ERRORS
During the course of this term, you will be asked to consider errors, almost literally, every time you turn around. The reason is that the significance of experimental results is severely restricted unless a serious effort is expended to identify potential sources of errors and to estimate the possible or, perhaps, probable magnitude of those errors. As we progress through the term, then, we will be trying to provide the background that will enable you to begin to make such an effort.
As a first step, we would like to take care of, once and for all, one particular type of error that invariably surfaces whenever students are asked to suggest possible sources of error. That particular error is usually called, “human error,” or something of the sort. We are asserting, now, for reasons cited below that, “human error,” is not an appropriate expression and we do not expect to hear or see it again for the remainder of this term.
Why is it not appropriate? A little reflection will suggest that there are two likely meanings implied by the expression. The first is that a mistake has been made in either a procedure or an analysis. However, in the laboratory mistakes are not considered to be legitimate sources of error in the usual sense of the term regardless of how ironic that may seem. The fact of the matter is that the errors that are appropriate to consider should never be viewed as an indication that some different procedure should have been followed. Rather, they should be viewed as a realistic description of the situation that existed while measurements were being made.
In adopting this view, we are not assuming that mistakes never occur. They do, frequently. We all make mistakes no matter how careful we try to be so it is essential that we adopt procedures that will tell us whether a mistake has, indeed, been made. The underlying attitude here is skepticism, that is, rather than exercising extreme care to avoid a mistake and hoping that you were successful, assume that a mistake has been made and start testing to see if that is the case. That is a way of thinking which we urge you to develop in this laboratory work. For example, suppose you are asked to make some particular measurement two times. Experience suggests that, if you made a mistake the first time, you have a high probability of making the same mistake the second time. Apparently, we remember how we did it the first time and have a strong tendency to do it the same way the second time. After that, we have little chance of detecting the mistake regardless of how often we repeat the measurement.
Have your laboratory partner make the second measurement. It may seem to be more efficient for you to make all of the “A” type measurements and your partner to make all of the “B” type measurements but it is bad laboratory practice. You should adopt procedures that result in each of you serving as a check on the other. In practice, a surprisingly sizeable percentage of the procedures involved in conducting an experiment arise from the need to check or test some part of the results.
The second meaning implied by that unacceptable expression arises from the fact that the experimenter is constantly making judgments. The experimenter, for example, must decide how far into the next scale division the indicator or needle tip lies, or when the air track is level, or when the system is balanced. Such decisions will, in general, not be exactly reproducible, either by other experiments or even in repeated trials by the same experimenter. Again, however, the resulting fluctuations exhibited by the measurements are not regarded as errors in the sense that something should have been done differently. Instead, those fluctuations represent the limit to the reproducibility that existed at the time the measurements were made. As such, we prefer to call the fluctuations, “uncertainties,” rather than, “errors.”
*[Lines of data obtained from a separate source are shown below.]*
template <int P1, int P2, int NDIR>
__global__ __launch_bounds__(64) void bsgm_rlwta_kernel(const uint32_t* __restrict__ Bc,
                                                         const uint32_t* __restrict__ A, size_t aplane,
                                                         const uint32_t* __restrict__ Dlr, int H, int W1,
                                                         uint32_t* __restrict__ rec, int lane_rule)
{
    static_assert(NDIR == 8 || NDIR == 5, "8 or 5 directions");
    const int lane = threadIdx.x;
    const int q = lane & 3, rr = lane >> 2;
    const int y = min((int)blockIdx.x * 16 + rr, H - 1);
    const int f = blockIdx.y;
    const int h = q >> 1, eo = q & 1;
    const bool odd = eo != 0;
    const uint32_t fill_hi = q == 3 ? kOnes : 0u, fill_lo = q == 0 ? kOnes : 0u, sh = odd ? 1u : 31u;
    const size_t rowq = (size_t)(f * H + y) * bs::padq(W1);
    const size_t pixrow = (size_t)(f * H + y) * W1;
    const uint4* cgrp = (const uint4*)(Bc + bs::cq_word(rowq, 0, q));
    const uint4* dgrp = (const uint4*)(Dlr + bs::dl_word(rowq, 0, q));
    const uint4* adn = (const uint4*)(A + pixrow * 16 + 4 * q);
    const uint4* aup = (const uint4*)(A + aplane + pixrow * 16 + 4 * q);
    uint4* rgrp = (uint4*)(rec + rowq);
    const int G = (W1 + 3) >> 2;
    const int part = W1 & 3;
    auto grp = [&](int i) { return max(G - 1 - i, 0); };
    struct Ops {
        uint4 c[4], d[3], a[4], b[4];
    };
    auto load = [&](Ops& o, int i) {
        const int g = grp(i);
#pragma unroll
        for (int u = 0; u < 4; u++) o.c[u] = cgrp[(size_t)g * 16 + u];
#pragma unroll
        for (int u = 0; u < 3; u++) o.d[u] = dgrp[(size_t)g * 12 + u];
#pragma unroll
        for (int u = 0; u < 4; u++) {
            const int x = min(4 * g + u, W1 - 1);
            o.a[u] = adn[(size_t)x * 4];
            if constexpr (NDIR == 8) o.b[u] = aup[(size_t)x * 4];
        }
    };
    const int ph = part ? 1 : 0;
    Ops c0, ring[kBsRG];
    if (ph) load(c0, 0);
#pragma unroll
    for (int j = 0; j < kBsRG; j++) {
        load(ring[j], ph + j);
        __builtin_amdgcn_sched_barrier(0);
    }
    uint32_t st[3] = {0u, 0u, 0u};
    auto w4 = [](const uint4& v, int i) { return i == 0 ? v.x : i == 1 ? v.y : i == 2 ? v.z : v.w; };
    auto group = [&](int i, Ops& o, int n) {
        uint32_t rv[4];
#pragma unroll
        for (int k = 0; k < 4; k++) {
            const int u = 3 - k;
            if (u < n) {
                const uint32_t cw[4] = {o.c[u].x, o.c[u].y, o.c[u].z, o.c[u].w};
                uint32_t nw[3], dr[3];
                bs_quad_step<P1, P2>(st, cw, fill_hi, fill_lo, odd, sh, nw, dr);
#pragma unroll
                for (int b = 0; b < 3; b++) st[b] = nw[b];
                const uint32_t ad[4] = {o.a[u].x, o.a[u].y, o.a[u].z, o.a[u].w};
                uint32_t dl[3];
#pragma unroll
                for (int b = 0; b < 3; b++) dl[b] = w4(o.d[(3 * u + b) >> 2], (3 * u + b) & 3);
                uint32_t d4[4], S[7];
                bs::add33(dl, dr, d4);
                if constexpr (NDIR == 8) {
                    const uint32_t au[4] = {o.b[u].x, o.b[u].y, o.b[u].z, o.b[u].w};
                    uint32_t s5[5], s6[6];
                    bs::add44(ad, au, s5);
                    bs::add54(s5, d4, s6);
                    bs::total8(cw, s6, S);
                } else {
                    uint32_t s5[5];
                    bs::add44(ad, d4, s5);
                    bs::total5(cw, s5, S);
                }
                constexpr int TOP = NDIR == 8 ? 5 : 4;
                uint32_t kk = NDIR == 8 ? ~S[6] : ~(S[6] | S[5]);
                int mins = 0;
#pragma unroll
                for (int b = TOP; b >= 0; b--) {
                    const uint32_t z = bs::lop3<bs::kAndNotAB>(S[b], kk, kk);
                    uint32_t any = z | xswap(z);
                    any |= (uint32_t)__builtin_amdgcn_mov_dpp((int)any, 0x4E, 0xf, 0xf, true);
                    const bool fz = any != 0u;
                    kk = fz ? z : kk;
                    mins |= fz ? 0 : 1 << b;
                }
                int key = bs::wta_key(kk, h, eo, NDIR == 5 && lane_rule);
                key = min(key, (int)xswap((uint32_t)key));
                key = min(key, __builtin_amdgcn_mov_dpp(key, 0x4E, 0xf, 0xf, true));
                const int best = key & 127;
                auto sat = [&](int d) -> uint32_t {
                    const int dq = 2 * ((d >> 6) & 1) + (d & 1), p = ((d & 63) >> 1);
                    uint32_t v = 0;
#pragma unroll
                    for (int b = 0; b < 7; b++) v |= __builtin_amdgcn_ubfe(S[b], (uint32_t)p, 1u) << b;
                    return dq == q ? v : 0u;
                };
                uint32_t sm = sat(best - 1) | (sat(best + 1) << 8);
                sm |= xswap(sm);
                sm |= (uint32_t)__builtin_amdgcn_mov_dpp((int)sm, 0x4E, 0xf, 0xf, true);
                rv[u] = (uint32_t)best | ((uint32_t)mins << 8) | (sm << 16);
            } else {
                rv[u] = 0u;
            }
        }
        rgrp[grp(i)] = make_uint4(rv[0], rv[1], rv[2], rv[3]);
    };
    auto ringstep = [&](int i, int j, int n) {
        group(i, ring[j], n);
        load(ring[j], i + kBsRG);
        __builtin_amdgcn_sched_barrier(0);
    };
    if (ph) group(0, c0, part);
    int i = ph;
    for (; i + kBsRG <= G; i += kBsRG) {
#pragma unroll
        for (int j = 0; j < kBsRG; j++) ringstep(i + j, j, 4);
    }
#pragma unroll
    for (int j = 0; j < kBsRG; j++)
        if (i + j < G) ringstep(i + j, j, 4);
}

Uncertainties are often designated by a ± symbol (e.g., 10.5 ± 0.3 cm). An alternative designation might be 10.5(3) cm. The magnitude of the uncertainty is influenced by a number of factors that will be discussed at some length later in the term. For the present, it is sufficient to say the magnitude is estimated by the experimenter and reflects his/her best guess as to how reproducible the measurement is. Obviously, the assigned uncertainty should encompass the observed fluctuations in a series of measurements.
Uncertainties are an integral part of any measurement just as the units are. To omit either the uncertainty or the units is to render the measurement virtually useless. It is essential that you develop the habit of including each on every measurement you make. At first, you will find the estimation of uncertainties to be difficult because you will be unduly worried about estimating the “right” magnitude. Rest assured, it is far more important that you make the effort to estimate, and then record, the uncertainty than it is to have the right value. The latter will come with experience, the former will come because you force yourself to do it each time.
A proper statement of uncertainty is really a statement that the experimenter has a high degree of confidence that the measurement falls within a particular range of values (e.g. 10.5±0.3 cm says the length is between 10.2 cm and 10.8 cm). It is only when a proper statement of uncertainty is made can one begin to answer the question “Have any errors occurred?”.